--- RECORDS FOR THE TASK ---
static void launch_colmax(const StepViews& v, const float* score_all, const float* theta_all, int64_t n, int64_t d,
                          HistSync* fuse_done, hipStream_t stream) {
  const int dc = (int)v.L.x3_dc;
  const int zbase = score_all ? 0 : 1;
  const unsigned nz = (score_all ? 1u : 0u) + (theta_all ? 1u : 0u);
  int gy = (int)((n + 63) / 64);
  if (gy > 256) gy = 256;
  const bool v4 = d % 4 == 0 && (!score_all || ((uintptr_t)score_all & 15) == 0) && (!theta_all || ((uintptr_t)theta_all & 15) == 0);
  if (v4) {
    const int gy4 = gy > 64 ? 64 : gy;
    const dim3 grid((unsigned)((d + 255) / 256), (unsigned)gy4, nz);
    hipLaunchKernelGGL((k_colmax<float, true>), grid, dim3(1024), 0, stream, score_all, theta_all, (int)n, (int)d, v.cmax, dc,
                       zbase, v.sc, PEXP_H2, fuse_done);
  } else {
    const dim3 grid((unsigned)((d + 63) / 64), (unsigned)gy, nz);
    hipLaunchKernelGGL((k_colmax<float, false>), grid, dim3(256), 0, stream, score_all, theta_all, (int)n, (int)d, v.cmax, dc,
                       zbase, v.sc, PEXP_H2, fuse_done);
  }
}

int stein_x3_split(const StepViews& v, const void* theta_all, const void* score_all, int dtype, int64_t n, int64_t d,
                   hipStream_t stream, const SplitFused* fused) {
  const SteinLayout& L = v.L;
  const int dc = (int)L.x3_dc;
  const int kind = split_kind(dtype);
  HistSync* fuse_done = fused && theta_all && score_all ? fused->done : nullptr;
  const PrologueArgs* prologue = fused ? fused->prologue : nullptr;
  const int fold = fused ? fused->fold : 0;
  const u32* wgmax = fused && kind == 2 && fold == 1 ? fused->wgmax : nullptr;
  if (wgmax) {
    const int vec = d % 4 == 0 && ((uintptr_t)theta_all & 15u) == 0;
    const dim3 grid((unsigned)((L.x3_dk + 63) / 64), (unsigned)((L.x3_rows + 63) / 64));
    hipLaunchKernelGGL(k_split_rows, grid, dim3(256), 0, stream, (const float*)theta_all, (int)n, (int)d, v.T3, (long)L.x3_rows,
                       (int)L.x3_dk, dc, v.sc, vec, wgmax, fused->nwg);
    LAUNCH_CHECK("k_split_rows");
    return STEIN_OK;
  }
  if (kind == 2) {
    const int zbase = score_all ? 0 : 1;
    const unsigned nz = (score_all ? 1u : 0u) + (theta_all ? 1u : 0u);
    if (!fuse_done) HIP_TRY(hipMemsetAsync(v.cmax + (size_t)zbase * dc, 0, (size_t)nz * dc * sizeof(u32), stream));
    launch_colmax(v, (const float*)score_all, (const float*)theta_all, n, d, fuse_done, stream);
    LAUNCH_CHECK("k_colmax");
  }
  if (kind == 2 ? !fuse_done : !prologue) {
    hipLaunchKernelGGL(k_make_scales, dim3(1), dim3(256), 0, stream, v.cmax, dc, v.sc, kind == 2 ? PEXP_H2 : 0,
                       kind == 2 ? 1 : 0);
    LAUNCH_CHECK("k_make_scales");
  }
  if (kind == 1) launch_split<u16, 1>(stream, (const u16*)theta_all, (const u16*)score_all, n, d, L, v.T3, v.Tt3, v.Gt3, v.sc, prologue);
  else if (fold)
    launch_split<float, 2>(stream, (const float*)theta_all, (const float*)nullptr, n, d, L, v.T3, fold == 2 ? v.Tt3 : nullptr, v.Gt3, v.sc);
  else launch_split<float, 2>(stream, (const float*)theta_all, (const float*)score_all, n, d, L, v.T3, v.Tt3, v.Gt3, v.sc);
  LAUNCH_CHECK("k_split");
  return STEIN_OK;
}

constexpr double FOLD_MIN_WORK = 4.0e9;
bool stein_fold_pays(int64_t n, int64_t d) { return d > 128 && (double)n * (double)n * (double)d >= FOLD_MIN_WORK; }

int stein_x3_colmax(const StepViews& v, const float* theta_all, const float* score_all, int64_t n, int64_t d,
                    hipStream_t stream) {
  launch_colmax(v, score_all, theta_all, n, d, nullptr, stream);
  LAUNCH_CHECK("k_colmax");
  return STEIN_OK;
}

int stein_x3_split_w(const StepViews& v, const float* theta_all, const float* score_all, int64_t n, int64_t d,
                     const float* h2_dev, hipStream_t stream) {
  const SteinLayout& L = v.L;
  const dim3 grid((unsigned)((L.x3_dc + 63) / 64), (unsigned)((L.x3_nk + 63) / 64));
  const int vec = d % 4 == 0 && (((uintptr_t)theta_all | (uintptr_t)score_all) & 15u) == 0;
  hipLaunchKernelGGL(k_split_w, grid, dim3(256), 0, stream, theta_all, score_all, (int)n, (int)d, v.Gt3, (int)L.x3_dc,
                     (long)L.x3_nk, v.sc, (const u32*)v.cmax, h2_dev, vec);
  LAUNCH_CHECK("k_split_w");
  return STEIN_OK;
}

template <bool SYM, int NP>
static void launch_distance_x3(long nblk, hipStream_t stream, const u16* T3, int ntk, const float* r, float* D, int n,
                               int row0, int n_local, long ld, int tiles_m, int tiles_n, u64* hist0, const float* two_s,
                               SpecState* spec, u64* spec_buf) {
  hipLaunchKernelGGL((k_distance_x3<SYM, NP>), dim3((unsigned)nblk), dim3(NTHREADS), 0, stream, T3, ntk, r, D, n, row0,
                     n_local, ld, tiles_m, tiles_n, hist0, two_s, spec, spec_buf);
}

int stein_x3_distance(const StepViews& v, const BlockShape& b, bool symmetric, bool window, hipStream_t stream, int panel) {
  if (panel >= 0 && stein_dpanel_ok(v, b, panel > 0)) return stein_dpanel_distance(v, b, symmetric, window, stream);
  const SteinLayout& L = v.L;
  const int ntk = (int)(L.x3_dk / 32);
  const int tiles_m = (int)((b.n_local + BM - 1) / BM), tiles_n = (int)((b.n + BN - 1) / BN);
  if (b.row0 + (int64_t)tiles_m * BM > L.x3_rows) return stein_fail(STEIN_E_SHAPE, "row block exceeds the padded planes");
  const long nblk = distance_grid(symmetric, tiles_m, tiles_n);
  if (nblk > 0x7fffffffl) return stein_fail(STEIN_E_SHAPE, "too many tiles");
  SpecState* spec = window ? v.spec : nullptr;
  u64* spec_buf = window ? v.spec_buf : nullptr;
#define X3_DIST(SYM, NP) launch_distance_x3<SYM, NP>(nblk, stream, v.T3, ntk, v.r, v.D, (int)b.n, (int)b.row0, (int)b.n_local, (long)L.ld_dist, tiles_m, tiles_n, v.hist, v.two_s, spec, spec_buf)
  switch (split_kind(b.dtype)) {
    case 1: if (symmetric) X3_DIST(true, 1); else X3_DIST(false, 1); break;
    default: if (symmetric) X3_DIST(true, 2); else X3_DIST(false, 2); break;
  }
#undef X3_DIST
  LAUNCH_CHECK("k_distance_x3");
  return STEIN_OK;
}

int stein_x3_contract_partial(const StepViews& v, const BlockShape& b, const float* h2_dev, hipStream_t stream, bool upper) {
  const SteinLayout& L = v.L;
  const long nblk = (long)L.tiles_m * L.cblocks * v.nsplit;
  if (nblk > 0x7fffffffl) return stein_fail(STEIN_E_SHAPE, "too many tiles");
#define X3_PHI(NP) hipLaunchKernelGGL((k_phi_x3fs<NP>), dim3((unsigned)nblk), dim3(FS_THREADS), 0, stream, v.D, (long)L.ld_dist, v.Gt3, v.Tt3, (long)(L.x3_nk / 32), h2_dev, v.OG, v.OT, v.RS, (int)b.n, (int)b.d, (int)b.n_local, (int)L.tiles_m, (int)L.cblocks, v.nsplit, v.jchunk, v.sc, (int)L.x3_dc, upper ? 1 : 0)
  switch (split_kind(b.dtype)) {
    case 1: X3_PHI(1); break;
    default: X3_PHI(2); break;
  }
#undef X3_PHI
  LAUNCH_CHECK("k_phi_x3fs");
  return STEIN_OK;
}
---
**BRIEF**
Among the records above, which lines hold the word "cblocks"? Copy each one.

**RESULT FOR THIS TASK**
  const long nblk = (long)L.tiles_m * L.cblocks * v.nsplit;
#define X3_PHI(NP) hipLaunchKernelGGL((k_phi_x3fs<NP>), dim3((unsigned)nblk), dim3(FS_THREADS), 0, stream, v.D, (long)L.ld_dist, v.Gt3, v.Tt3, (long)(L.x3_nk / 32), h2_dev, v.OG, v.OT, v.RS, (int)b.n, (int)b.d, (int)b.n_local, (int)L.tiles_m, (int)L.cblocks, v.nsplit, v.jchunk, v.sc, (int)L.x3_dc, upper ? 1 : 0)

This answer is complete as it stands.